統計は語る

9月も低空飛行の建設業活動指数

非住宅建築の2カ月連続大幅マイナスは東日本大震災以降初

 
 2018年9月の建設業活動は、前月比マイナス0.4%と2か月ぶりの低下で、指数値は112.4となった。

指数値3カ月連続で低水準

 建設業活動指数は、昨年春を活動のピークとし、以降は低落傾向ながらも高い活動水準で推移していた。しかし、今年6月に急降下、以降7月、8月と112台の水準での動きと低迷。今月9月も前月比低下、指数値も昨年第1四半期以来の低い水準域での動きが継続しており、昨年のピークの頃と比較して、低空飛行が続いている。

 後方3か月移動平均値でトレンドをみると、ここ3か月の動きは弱く、下降ペースも緩やかとはいえない様相で、弱含み傾向にあることが確認できる。
 2018年第3四半期の建設業活動指数は、前期比マイナス2.3%と2期ぶりの低下で、指数値は112.6となった。なお、前期比マイナス2%以上の低下は、2014年第2四半期(消費税率改正期)以来のことである。

順調だった民間非住宅建築が不調

 9月の建設業活動を内訳5事業の動きでみると、民間の住宅建築、非住宅建築とも前月比連続低下と先月に続き不調、公共建築活動も前月比低下と、建築活動全般にわたり低調だった。
 他方、先月に大幅上昇した民間土木工事は前月比横ばい、公共土木工事は2か月連続の前月比上昇と伸び幅は小さいものの良い動きをみせた。
 よって、9月の建設業活動全体の低下は、土木活動ではなく、建築活動の低調な動きによるもの、ということになる。

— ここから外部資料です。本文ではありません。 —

template <int TW, bool BF16>
__global__ void __launch_bounds__(256) conv3_fwdx_kernel(FwdxArgs a) {
  constexpr int CH = 16 / TW, TH = 4 * CH, TD = 2;
  constexpr int HD = TD + 2, HH = TH + 2, HW = TW + 2, HALO = HD * HH * HW;
  constexpr int NH = (HALO * 4 + 255) / 256;
  __shared__ __attribute__((aligned(16))) float Xs[HALO * fKS];
  if (blockIdx.z) { a.x1 = a.x1b; a.x2 = a.x2b; a.wt = a.wtb; a.bias = a.biasb; a.y = a.yb; }
  const int tid = threadIdx.x, lane = tid & 63, wave = __builtin_amdgcn_readfirstlane(tid >> 6), li = lane & 15, lr = lane >> 4;
  int q = blockIdx.x;
  if (gridDim.x >= 64 && (gridDim.x & 7) == 0) q = (q & 7) * (gridDim.x >> 3) + (q >> 3);
  const int tw = q % a.tiles_w; q /= a.tiles_w;
  const int th = q % a.tiles_h; q /= a.tiles_h;
  const int td = q % a.tiles_d; const int b = q / a.tiles_d;
  const int d0 = td * TD, h0 = th * TH, w0 = tw * TW;
  const int64_t DHW = (int64_t)a.D * a.H * a.W;
  const int Cin = a.c1 + a.c2;
  const int kc_begin = blockIdx.y * a.chunks_per_block;
  const int kc_end = min(a.chunks, kc_begin + a.chunks_per_block);

  auto fetch = [&](int kc, float4 (&hv)[NH]) {
#pragma unroll
    for (int it = 0; it < NH; ++it) {
      const int idx = tid + it * 256;
      hv[it] = make_float4(0.f, 0.f, 0.f, 0.f);
      if (idx < HALO * 4) {
        const int v = idx >> 2, g = idx & 3;
        const int hw = v % HW, hh = (v / HW) % HH, hd = v / (HW * HH);
        const int dd = d0 + hd - 1, yy = h0 + hh - 1, ww = w0 + hw - 1;
        const int c = kc * 16 + 4 * g;
        if ((unsigned)dd < (unsigned)a.D && (unsigned)yy < (unsigned)a.H && (unsigned)ww < (unsigned)a.W && c < Cin) {
          const int64_t tok = (int64_t)b * DHW + ((int64_t)dd * a.H + yy) * a.W + ww;
          hv[it] = c < a.c1 ? *reinterpret_cast<const float4*>(a.x1 + tok * a.c1 + c)
                            : *reinterpret_cast<const float4*>(a.x2 + tok * a.c2 + (c - a.c1));
        }
      }
    }
  };
  uint16_t* Xh = reinterpret_cast<uint16_t*>(Xs);
  auto commit = [&](const float4 (&hv)[NH]) {
#pragma unroll
    for (int it = 0; it < NH; ++it) {
      const int idx = tid + it * 256;
      if (idx < HALO * 4) {
        if constexpr (BF16)
          *reinterpret_cast<uint2*>(&Xh[(idx >> 2) * fKS + 4 * (idx & 3)]) = make_uint2(pack_bf16(hv[it].x, hv[it].y), pack_bf16(hv[it].z, hv[it].w));
        else
          *reinterpret_cast<float4*>(&Xs[(idx >> 2) * fKS + 4 * (idx & 3)]) = hv[it];
      }
    }
  };

  int vbase[2];
#pragma unroll
  for (int tj = 0; tj < 2; ++tj) {
    const int ct = 2 * wave + tj;
    const int ld = ct / 4, lh = (ct % 4) * CH + li / TW, lw = li % TW;
    vbase[tj] = ((ld * HH + lh) * HW + lw) * fKS + 4 * lr;
  }
  f32x4 acc[2] = {f32x4{0.f, 0.f, 0.f, 0.f}, f32x4{0.f, 0.f, 0.f, 0.f}};
  float4 hv[NH];
  fetch(kc_begin, hv);
  for (int kc = kc_begin; kc < kc_end; ++kc) {
// ... 17 lines not shown
#pragma unroll
        for (int e = 0; e < 2; ++e) {
          const int tap = 2 * p + e;
          if (tap < 27) {
            const int kd = tap / 9, kh = (tap / 3) % 3, kw = tap % 3;
            const int off = ((kd * HH + kh) * HW + kw) * fKS;
            h[e][0] = *reinterpret_cast<const uint2*>(&Xh[vbase[0] + off]);
            h[e][1] = *reinterpret_cast<const uint2*>(&Xh[vbase[1] + off]);
          } else {
            h[e][0] = make_uint2(0u, 0u); h[e][1] = h[e][0];
          }
        }
        const u32x4 q0 = {h[0][0].x, h[0][0].y, h[1][0].x, h[1][0].y}, q1 = {h[0][1].x, h[0][1].y, h[1][1].x, h[1][1].y};
        acc[0] = __builtin_amdgcn_mfma_f32_16x16x32_bf16(__builtin_bit_cast(bf16x8, aq), __builtin_bit_cast(bf16x8, q0), acc[0], 0, 0, 0);
        acc[1] = __builtin_amdgcn_mfma_f32_16x16x32_bf16(__builtin_bit_cast(bf16x8, aq), __builtin_bit_cast(bf16x8, q1), acc[1], 0, 0, 0);
      }
      continue;
    }
    float4 ring[fAhead + 1];
    float4 aprev = make_float4(0.f, 0.f, 0.f, 0.f);
    uint2 hprev0 = make_uint2(0u, 0u), hprev1 = hprev0;
#pragma unroll
    for (int t = 0; t < fAhead; ++t) ring[t] = *reinterpret_cast<const float4*>(wp + t * 256);
#pragma unroll
    for (int tap = 0; tap < 27; ++tap) {
      if (tap + fAhead < 27) ring[(tap + fAhead) % (fAhead + 1)] = *reinterpret_cast<const float4*>(wp + (tap + fAhead) * 256);
      const float4 av = ring[tap % (fAhead + 1)];
      const int kd = tap / 9, kh = (tap / 3) % 3, kw = tap % 3;
      const int off = ((kd * HH + kh) * HW + kw) * fKS;
      if constexpr (!BF16) {
        const float4 b0 = *reinterpret_cast<const float4*>(&Xs[vbase[0] + off]);
        const float4 b1 = *reinterpret_cast<const float4*>(&Xs[vbase[1] + off]);
        acc[0] = __builtin_amdgcn_mfma_f32_16x16x4f32(av.x, b0.x, acc[0], 0, 0, 0);
        acc[1] = __builtin_amdgcn_mfma_f32_16x16x4f32(av.x, b1.x, acc[1], 0, 0, 0);
        acc[0] = __builtin_amdgcn_mfma_f32_16x16x4f32(av.y, b0.y, acc[0], 0, 0, 0);
        acc[1] = __builtin_amdgcn_mfma_f32_16x16x4f32(av.y, b1.y, acc[1], 0, 0, 0);
        acc[0] = __builtin_amdgcn_mfma_f32_16x16x4f32(av.z, b0.z, acc[0], 0, 0, 0);
        acc[1] = __builtin_amdgcn_mfma_f32_16x16x4f32(av.z, b1.z, acc[1], 0, 0, 0);
        acc[0] = __builtin_amdgcn_mfma_f32_16x16x4f32(av.w, b0.w, acc[0], 0, 0, 0);
        acc[1] = __builtin_amdgcn_mfma_f32_16x16x4f32(av.w, b1.w, acc[1], 0, 0, 0);
      } else {
        typedef unsigned u32x4 __attribute__((ext_vector_type(4)));
        const uint2 h0 = *reinterpret_cast<const uint2*>(&Xh[vbase[0] + off]);
        const uint2 h1 = *reinterpret_cast<const uint2*>(&Xh[vbase[1] + off]);
        if ((tap & 1) || tap == 26) {
          const float4 z = make_float4(0.f, 0.f, 0.f, 0.f);
          const bool pair = tap & 1;
          const bf16x8 ba = pair ? to_bf16x8(aprev, av) : to_bf16x8(av, z);
          const u32x4 q0 = pair ? u32x4{hprev0.x, hprev0.y, h0.x, h0.y} : u32x4{h0.x, h0.y, 0u, 0u};
          const u32x4 q1 = pair ? u32x4{hprev1.x, hprev1.y, h1.x, h1.y} : u32x4{h1.x, h1.y, 0u, 0u};
          acc[0] = __builtin_amdgcn_mfma_f32_16x16x32_bf16(ba, __builtin_bit_cast(bf16x8, q0), acc[0], 0, 0, 0);
          acc[1] = __builtin_amdgcn_mfma_f32_16x16x32_bf16(ba, __builtin_bit_cast(bf16x8, q1), acc[1], 0, 0, 0);
        } else {
          aprev = av; hprev0 = h0; hprev1 = h1;
        }
      }
    }
  }
  const bool atomic_out = gridDim.y > 1;
  const int n0 = 4 * lr;
#pragma unroll
  for (int tj = 0; tj < 2; ++tj) {
    const int ct = 2 * wave + tj;
    const int dd = d0 + ct / 4, yy = h0 + (ct % 4) * CH + li / TW, ww = w0 + li % TW;
    if (dd >= a.D || yy >= a.H || ww >= a.W || n0 >= a.N) continue;
    float* p = a.y + ((int64_t)b * DHW + ((int64_t)dd * a.H + yy) * a.W + ww) * a.N + n0;
    f32x4 v = acc[tj];
    if (a.bias && blockIdx.y == 0) {
#pragma unroll
      for (int e = 0; e < 4; ++e) if (n0 + e < a.N) v[e] += a.bias[n0 + e];
    }
    if (atomic_out) {
#pragma unroll
      for (int e = 0; e < 4; ++e) if (n0 + e < a.N) atomicAdd(p + e, v[e]);
    } else if (n0 + 3 < a.N && (a.N & 3) == 0) {
      *reinterpret_cast<float4*>(p) = make_float4(v[0], v[1], v[2], v[3]);
    } else {
#pragma unroll
      for (int e = 0; e < 4; ++e) if (n0 + e < a.N) p[e] = v[e];
    }
  }
}
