@@ -196,9 +207,11 @@
                     u32x4_t ov;
 #pragma unroll
                     for (int e = 0; e < 4; ++e) ov[e] = DT::pack(v[2 * e], v[2 * e + 1]);
-                    __builtin_amdgcn_raw_buffer_store_b128(ov, rsrc_y, row_off(m0 + j * 32 + mrow), i * 64, 0);
+                    const int p = j * 32 + mrow;
+                    const uint32_t keep16 = (uint32_t)(ykeep >> (j * 32 + pass * 16));
+                    __builtin_amdgcn_raw_buffer_store_b128(ov, rsrc_y, DS || ((keep16 >> erow) & 1) ? row_off(m0 + p) : kOOB, i * 64, 0);
                     ovf.see(ov);
-                    const int n = n_wave + i * 32 + ecol, p = j * 32 + mrow;
+                    const int n = n_wave + i * 32 + ecol;
                     *(u32x4_t*)(otile + (n >> 6) * (BM * 128) + p * 128 + ((((n & 63) >> 3) ^ ((p >> 1) & 7)) << 4)) = ov;
                 }
                 wave_lds_sync();
@@ -287,6 +300,7 @@
 
 bool conv_c3c1_admissible(const ConvArgs& a) {
     const bool ds = a.x2 != nullptr;
+    if (a.y_keep_stride < 0 || (a.y_keep_stride > 1 && (ds || a.Cin == 256))) return false;
 #ifdef DIR_EXPERIMENTS
     if (a.Cin == 256) return conv_seam3_admissible(a);
 #endif
@@ -309,6 +323,11 @@
     if (hipError_t e = ensure_dynamic_lds((const void*)kern, LDS, attr_done); e != hipSuccess) return e;
     ConvArgs b = a;
     b.x_bytes = (uint32_t)((size_t)a.M * a.Cin * 2);
+    if (a.y_keep_stride > 1) {
+        fastdiv_init((uint32_t)(a.H * a.W), b.div_ohw_mul, b.div_ohw_shr);
+        fastdiv_init((uint32_t)a.W, b.div_ow_mul, b.div_ow_shr);
+        fastdiv_init((uint32_t)a.y_keep_stride, b.div_keep_mul, b.div_keep_shr);
+    }
     const int mt = (a.M + 63) / 64;
     const int ncu = cu_count();
     hipLaunchKernelGGL(kern, dim3(mt < ncu ? mt : ncu), dim3(512), LDS, stream, b);
diff --git a/deep-image-retrieval_amd/csrc/conv_igemm.h b/deep-image-retrieval_amd/csrc/conv_igemm.h
--- a/deep-image-retrieval_amd/csrc/conv_igemm.h
+++ b/deep-image-retrieval_amd/csrc/conv_igemm.h
@@ -40,6 +40,8 @@
     int flat;
     uint32_t div_ohw_mul, div_ohw_shr;
     uint32_t div_ow_mul, div_ow_shr;
+    int y_keep_stride;
+    uint32_t div_keep_mul, div_keep_shr;
 };
 
 inline void fastdiv_init(uint32_t d, uint32_t& mul, uint32_t& shr) {
diff --git a/deep-image-retrieval_amd/csrc/dir_common.h b/deep-image-retrieval_amd/csrc/dir_common.h
--- a/deep-image-retrieval_amd/csrc/dir_common.h
+++ b/deep-image-retrieval_amd/csrc/dir_common.h
@@ -61,6 +61,7 @@
     bool sim_v1 = false, sim_exact = false;
     bool experiments = false;
     bool no_inplace = false;
+    bool seam_full_store = false;
     bool no_stem_u8 = false;
     bool stem_pair_old = false;
     bool stem_u8_prep = false;
diff --git a/deep-image-retrieval_amd/csrc/engine.h b/deep-image-retrieval_amd/csrc/engine.h
--- a/deep-image-retrieval_amd/csrc/engine.h
+++ b/deep-image-retrieval_amd/csrc/engine.h
@@ -126,7 +126,7 @@
     int forward_pair_stem(const void* img, int B, int H, int W, int fmt, char* base, const dir::Plan& p, hipStream_t stream);
     bool pick_seam(const dir::ConvLayer& c3, const dir::ConvLayer& c1, const uint16_t* t2, const uint16_t* res, uint16_t* y,
                    uint16_t* t1, int B, int H, int W, const uint16_t* block_in, const uint16_t* block_in_lo,
-                   dir::ConvArgs* a) const;
+                   dir::ConvArgs* a, int y_keep_stride = 0) const;
     int run_seam(const dir::ConvLayer& c3, const dir::ConvLayer& c1, const dir::ConvArgs& a, hipStream_t stream);
     int pick_conv_dual(const dir::ConvLayer& c3, const dir::ConvLayer& ds, const uint16_t* t2, const uint16_t* xin,
                        uint16_t* y, int B, int Hin, int Win, int OH, int OW, dir::ConvArgs* a) const;
diff --git a/deep-image-retrieval_amd/csrc/engine.hip b/deep-image-retrieval_amd/csrc/engine.hip
--- a/deep-image-retrieval_amd/csrc/engine.hip
+++ b/deep-image-retrieval_amd/csrc/engine.hip
@@ -49,6 +49,7 @@
     e.sim_exact = on("DIRTORCH_AMD_SIM_EXACT");
     e.experiments = on("DIRTORCH_AMD_EXPERIMENTS");
     e.no_inplace = on("DIRTORCH_AMD_NO_INPLACE");
+    e.seam_full_store = on("DIRTORCH_AMD_SEAM_FULL_STORE");
     e.no_stem_u8 = on("DIRTORCH_AMD_NO_STEM_U8");
     e.stem_u8_wg8 = on("DIRTORCH_AMD_STEM_U8_WG8");
     e.stem_u8_prep = on("DIRTORCH_AMD_STEM_U8_PREP");
@@ -663,11 +664,12 @@
 
 bool dir_engine::pick_seam(const ConvLayer& c3, const ConvLayer& c1, const uint16_t* t2, const uint16_t* res, uint16_t* y,
                            uint16_t* t1, int B, int H, int W, const uint16_t* block_in, const uint16_t* block_in_lo,
-                           ConvArgs* ap) const {
+                           ConvArgs* ap, int y_keep_stride) const {
     ConvArgs& a = *ap;
     if (sw.c3c1_off) return false;
     conv_args_init(a, layer_geom(c3, B, H, W, H, W), t2, c3.dev.w, c3.dev.bias, res, y);
     a.w_lo = c3.dev.w_lo;
+    a.y_keep_stride = y_keep_stride;
     if (block_in) {
         if (!c3.dev.w_ds || c3.Cin != 64) return false;
         a.w = c3.dev.w_ds;
@@ -691,7 +693,10 @@
 int dir_engine::run_seam(const ConvLayer& c3, const ConvLayer& c1, const ConvArgs& a, hipStream_t stream) {
     const bool ds = a.x2 != nullptr;
     const double macs = (double)a.M * ((double)c3.Cout * (c3.Cin + a.Cin2) + (double)c1.Cout * c1.Cin);
-    const double bytes = 2.0 * ((double)a.M * (c3.Cin + a.Cin2 * (a.x2_lo ? 2 : 1) + (ds ? 1.0 : 2.0) * c3.Cout + c1.Cout) +
+    const int ks = a.y_keep_stride > 1 ? a.y_keep_stride : 1;
+    const double m_stored = (double)a.B * ((a.H + ks - 1) / ks) * ((a.W + ks - 1) / ks);
+    const double bytes = 2.0 * ((double)a.M * (c3.Cin + a.Cin2 * (a.x2_lo ? 2 : 1) + (ds ? 0.0 : 1.0) * c3.Cout + c1.Cout) +
+                                m_stored * c3.Cout +
                                 (double)c3.Cout * (c3.Cin + a.Cin2) * (a.w_lo ? 2 : 1) + (double)c1.Cout * c1.Cin * (a.w2_lo ? 2 : 1));
     return profiled(
         [&](std::string& name, std::string& kernel) {
@@ -803,9 +808,14 @@
         const int oh = conv_out(h, 3, bd.stride, 1), ow = conv_out(w, 3, bd.stride, 1);
         const bool keep = (int)bi == x4_block;
         nxt = keep ? (uint16_t*)(base + p.x4) : (cur == pp[0] ? pp[1] : pp[0]);
-        if (!sw.no_inplace && desc.bottleneck && bd.down < 0 && !keep && !tuning && convs[bd.conv3].Cin >= 256) nxt = cur;
+        if (!sw.no_inplace && desc.bottleneck && bd.down < 0 && !keep && !tuning && convs[bd.conv3].Cin >= 128) nxt = cur;
         const uint16_t* resid = cur;
         const bool seam_next = desc.bottleneck && bi + 1 < blocks.size() && !tuning;
+        int keep_stride = 0;
+        if (seam_next && !keep && !sw.seam_full_store && bd.down < 0 && blocks[bi + 1].down >= 0 && convs[bd.conv3].Cin <= 128) {
+            const ConvLayer& nd = convs[blocks[bi + 1].down];
+            if (nd.R == 1 && nd.S == 1 && nd.pad == 0 && nd.stride > 1) keep_stride = nd.stride;
+        }
         ConvArgs seam;
         bool ds_in_seam = false;
         if (bd.down >= 0 && seam_next && !sw.no_ds_seam && convs[bd.down].Cin == 64 && convs[bd.down].stride == 1)
@@ -828,7 +838,7 @@
             if (dual_variant >= 0) {
                 DIR_CHECK(run_conv_dual(convs[bd.conv3], convs[bd.down], dual, dual_variant, stream));
             } else if (seam_next && (ds_in_seam || pick_seam(convs[bd.conv3], convs[blocks[bi + 1].conv1], t2, resid, nxt, t1, B, oh,
-                                                             ow, nullptr, nullptr, &seam))) {
+                                                             ow, nullptr, nullptr, &seam, keep_stride))) {
                 DIR_CHECK(run_seam(convs[bd.conv3], convs[blocks[bi + 1].conv1], seam, stream));
                 t1_ready = true;
             } else {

 民間発注工事では、住宅建築は前月比マイナス0.2%と3か月連続の低下だった。昨年後半から弱含み傾向で推移しており、指数値は2016年第2四半期頃の低い水準域での動きが続いている。
 非住宅(工場や倉庫など)建築は前月比マイナス1.9%の大幅低下だった。先月、今月と2か月連続で前月比マイナス1.5%を超える大幅な連続低下で、これは東日本大震災のあった2011年3月以降では初めてのこととなる。7月の指数値は140台となる今基準内(2008年1月~)最高値だったので、この2か月で5ポイント近く指数水準は下降した。今年に入ってからの動きは、昨年までの強い上昇傾向からはペースダウンしており、ここ2か月間の動きは「不調」と言わざるをえない。
 民間・土木は前月比横ばいだった。昨年4月以降、東日本大震災後では初めてとなる複数月連続しての指数値100超えが続くなか、今年7月にはこの期間内で最も低い水準にまで下がった。このような低水準での動きの下、今後の動きが懸念されたが、8月の大幅上昇で今年3度目の110越えの水準に達し、今月もそこからの横ばいと、いくぶん持ち直している。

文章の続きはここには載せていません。